O estresse no trabalho é um estado psicológico dinâmico em que um indivíduo se depara com uma oportunidade, demanda ou recurso relacionado ao que deseja e cujo resultado é percebido como incerto mas importante. Fontes incluem fatores ambientais, organizacionais e pessoais. Suas consequências podem ser fisiológicas, psicológicas e comportamentais. A gestão do estresse envolve métodos individuais (gestão do tempo, exercício, apoio social) e organizacionais (seleção de pessoal, treinamento, redesenho de cargos).


Perguntas Frequentes sobre Comportamento Organizacional

Quais são os principais componentes do Comportamento Organizacional?

O Comportamento Organizacional foca em três níveis de análise: o indivíduo (personalidade, percepções, motivação), o grupo (dinâmicas, normas, equipes) e a estrutura organizacional (design, cultura, políticas de RH). Estes componentes interagem para influenciar na efetividade de uma organização.

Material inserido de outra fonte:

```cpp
#define HG_HIP(expr)                                                                         \
    do {                                                                                     \
// ... 167 lines not shown
    i64 min_segment = 256;
    i64 max_segments = 2048;
    i64 optimistic = 1;
    i64 sample_stride = 0;
    i64 guess_sigma = 5;
    i64 cand_budget_x10 = 40;
    i64 second_bet = 1;
    i64 crowd_probe = 1;
    i64 select_mfma = 1;
    i64 select_packed = 3;
    i64 compact_records = 1;
    i64 hist_mfma = 2;
    i64 rank_lds = 2;
    i64 rank_slices = 7000;
    i64 rank_dense = 1;
    i64 rank_dense_gbm = -1;
    i64 dense_budget_mb = 16384;
    i64 all_rows_shortcut = 1;
    i64 fuse_ap = 1;
    i64 inline_leftovers = 1;
    i64 ap_wide = 1;
    i64 ap_recip = 1;
    i64 probe_select = 0;
    i64 probe_votes = 0;
    i64 stage_sync = 1;
    i64 defer_verdict = 0;
    i64 staged_lists = 1;
    i64 step_graph = 0;
    i64 step_streams = 2;
    i64 timing_every = 1;
    i64 host_pack = 1;
    i64 keep_floats = 2;
    i64 keep_query_floats = 0;
    i64 real_mfma = 2;
    i64 real_sample_half = 1;
    i64 real_second_sample = 1;
    i64 real_sort_lds = 1;
    i64 real_groups = 1;
    i64 real_map_lists = 0;
    i64 real_whole_rounds = 3;
};

enum BufClass {
    BUF_TABLE,
    BUF_DERIVED,
    BUF_WORK,
};

struct StepBufs {
    DevBuf hist, hown, posbase, t, tguess, sstar, cnt_lt, quota, tie_before, n_lt, err, sl_start, sl_tie, sl_cnt, tot, failq,
           cand, out_idx, out_dist, mbits, ap, rel, qbad, bigq, hwq;
    DevBuf outblk;
    i64 outblk_q = -1;
    template <class F> void for_each_step_buf(F&& f) {
        for (DevBuf* d : {&hist, &hown, &posbase, &t, &tguess, &sstar, &cnt_lt, &quota, &tie_before, &n_lt, &err, &sl_start, &sl_tie,
                          &sl_cnt, &tot, &failq, &cand, &out_idx, &out_dist, &mbits, &ap, &rel, &qbad, &bigq, &hwq})
            f(*d, BUF_WORK);
        f(outblk, BUF_DERIVED);
    }
};

struct StepState {
    unsigned stage = ST_NONE;
    Geo geo{};
    i64 RW = 0;
    bool optimistic = false;
    bool lists_valid = false;
    bool rec8 = false;
    u32 cap = 0;
    i64 crow = 0;
    bool ap_fused = false;
    bool leftovers_inline = false;
    int last_select = SEL_NONE;
    int last_rank = RK_NONE;
    int last_hist = 0;
    i64 last_lds_recs = 0;
};

struct StepReq {
    bool fuse_ap = false;
    enum Rows { RECORDS, BYTES, DIRECT } rows = RECORDS;
    bool exact_cut = false;
    bool err_zeroed = false;
    i64 guess_sigma = 0;
    i64 cand_budget_x10 = 0;
    void* dst = nullptr;
};

struct RowSource;
struct RealReq {
    RowSource* src = nullptr;
    i64 R = 0;
    bool bet = false;
    double sigma = 0.0, budget = 0.0;
    bool with_ap = false;
    bool no_cut = false;
    double expect = 0.0;
    bool samp16 = false;
    bool skip_lists = false;
};

struct RealState {
    bool filtered = false;
    bool lds_ranked = false;
    bool grouped = false;
    bool lists_made = false;
    bool half = false;
    i64 attempts = 0;
// ... 295 lines not shown
inline void SideResult::finish(const hg_ctx* c, i64 Q_, i64 Qpad_, i64 dim_) { *this = SideResult{true, c->q_gen, c->db_gen, Q_, Qpad_, dim_}; }
inline bool SideResult::current(const hg_ctx* c) const { return done && q_gen == c->q_gen && db_gen == c->db_gen; }

struct FirstReservations {
    const unsigned long long e0 = g_alloc_epoch.load();
    void keep(hg_ctx* c) const { if (c->map_warm_epoch == e0) c->map_warm_epoch = g_alloc_epoch; }
};

inline int download_planes(hg_ctx* c, const DevBuf& src, size_t plane, void* const* host, int k) {
    for (int i = 0; i < k; ++i)
        if (host[i]) HG_HIP(hipMemcpyAsync(host[i], src.as<char>() + i * plane, plane, hipMemcpyDeviceToHost, c->stream));
    return HG_OK;
}
inline int download_pitched(hg_ctx* c, void* host, const DevBuf& src, i64 Q, i64 Qpad, i64 rows) {
    HG_HIP(hipMemcpy2DAsync(host, (size_t)Q * 4, src.p, (size_t)Qpad * 4, (size_t)Q * 4, (size_t)rows, hipMemcpyDeviceToHost, c->stream));
    return HG_OK;
}
inline void widen_u32(int64_t* dst, const void* src, size_t n) {
    for (size_t i = 0; i < n; ++i) dst[i] = ((const u32*)src)[i];
}

inline int grid_for(i64 n, int per_block = 256) { return (int)((n + per_block - 1) / per_block); }
inline int padded_grid(int nBlk) { return (nBlk + 7) / 8 * 8; }

int need(hg_ctx* c, unsigned st, const char* who, const char* what);
int upload_codes(hg_ctx* c, DevBuf& dst, const uint64_t* host, i64 n, int W, int NW);
int ensure_pin(hg_ctx* c, size_t need_b);
int do_match(hg_ctx* c);
int ensure_ap_tables(hg_ctx* c, bool* use_recip);
int do_ap_range(hg_ctx* c, i64 q0, i64 nq, const u32* only = nullptr);
inline int do_ap(hg_ctx* c) { return do_ap_range(c, 0, c->geo.Q); }
int ensure_out_block(hg_ctx* c);
int read_plan_flag(hg_ctx* c, int* flag);
int launch_min_topr(hg_ctx* c, const u32* idx_all, const u8* dist_all, i64 n, int G);
hg_ctx* requery_child(hg_ctx* c, i64 nF);
int stage_ap_download(hg_ctx* c, void* dst = nullptr);
int wait_verdict(hg_ctx* c, bool staged, int* flag);
Geo full_geometry(const hg_ctx* c);
inline void make_geometry(hg_ctx* c) { c->geo = full_geometry(c); }
Geo hist_geometry(const hg_ctx* c);
int set_R(hg_ctx* c, int64_t R, int G, int rank);
int rerank_hist_plan(hg_ctx* c, int64_t R);
int launch_rank(hg_ctx* c, RankMode mode, const StepReq& req);
int launch_rank_leftovers(hg_ctx* c);
int launch_order(hg_ctx* c);
bool rank_dense_fits(const hg_ctx* c);
inline bool lists_needed(const hg_ctx* c) { return c->want_lists || c->LW > 2; }
inline const int* cut_of(const hg_ctx* c, const StepReq& req) { return req.exact_cut ? c->t.as<int>() : c->tguess.as<int>(); }
int launch_hist(hg_ctx* c);
int launch_hist_rel(hg_ctx* c, const Geo& g);
int launch_select_valu(hg_ctx* c, int lw, bool optimistic);
int launch_select_dense(hg_ctx* c, int lw);
int ensure_mx_images(hg_ctx* c, bool need_db);
int launch_hist_mx(hg_ctx* c);
int launch_select_mx(hg_ctx* c, int lw, const int* cut);
int launch_select_mx3(hg_ctx* c, int lw, const int* cut);
int launch_select_mx4(hg_ctx* c, int lw, const int* cut);
int preload_valu(); int preload_mx(); int preload_mx1(); int preload_real(); int preload_seq(); int preload_rank(); int preload_side(); int preload_rerank();
void comm_release(hg_ctx* c);

#define HG_DISPATCH_NW(fn, c, ...)                              \
    switch ((c)->NW) {                                          \
        case 1: return fn<1>(c, ##__VA_ARGS__);                 \
        case 2: return fn<2>(c, ##__VA_ARGS__);                 \
        case 3: return fn<3>(c, ##__VA_ARGS__);                 \
        case 4: return fn<4>(c, ##__VA_ARGS__);                 \
        case 5: return fn<5>(c, ##__VA_ARGS__);                 \
        case 6: return fn<6>(c, ##__VA_ARGS__);                 \
        case 7: return fn<7>(c, ##__VA_ARGS__);                 \
        case 8: return fn<8>(c, ##__VA_ARGS__);                 \
        default: return fail(HG_ERR_ARG, "unsupported code length: %d words", (c)->NW); \
    }
```

hashgan_amd/csrc/hg_hist_i8.hpp:

```cpp
#pragma once
#include "hg_kernels.hpp"
#include "hg_hist_mx.hpp"

namespace hg {

typedef int i32x16 __attribute__((ext_vector_type(16)));
typedef __attribute__((address_space(3))) u32 lds_u32;
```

Por que as habilidades interpessoais são importantes para um gestor em CO?

As habilidades interpessoais são cruciais porque um gestor alcança objetivos por meio de outras pessoas. A capacidade de comunicar-se eficazmente, motivar, resolver conflitos e liderar equipes é fundamental para a satisfação dos colaboradores, a redução da rotatividade e o sucesso financeiro da organização.

Que relação existe entre a satisfação no trabalho e o desempenho dos colaboradores?

Existe uma relação positiva entre a satisfação no trabalho e o desempenho. Colaboradores satisfeitos tendem a ser mais produtivos, mostram um maior comportamento de cidadania organizacional (ajudando colegas, melhorando a empresa), e contribuem para uma maior satisfação do cliente. A insatisfação, pelo contrário, pode levar a absenteísmo e baixo desempenho.

Como a cultura organizacional influencia no comportamento dos colaboradores?

A cultura organizacional proporciona um arcabouço de significado compartilhado que guia o comportamento dos colaboradores. Define as regras não escritas, os valores e as expectativas. Uma cultura forte pode fomentar a identidade, o engajamento e a estabilidade, enquanto uma cultura tóxica pode dificultar a mudança e a inovação, afetando negativamente a ética e o bem-estar do pessoal.

O que é a liderança transformacional e por que é relevante no CO?

A liderança transformacional é um estilo em que o líder inspira os seguidores a transcender seus próprios interesses pelo bem da organização. Caracteriza-se pela influência idealizada, motivação inspiradora, estimulação intelectual e consideração individualizada. É relevante porque se associa a um maior desempenho, satisfação e engajamento dos colaboradores, sendo particularmente eficaz em ambientes de mudança e crescimento.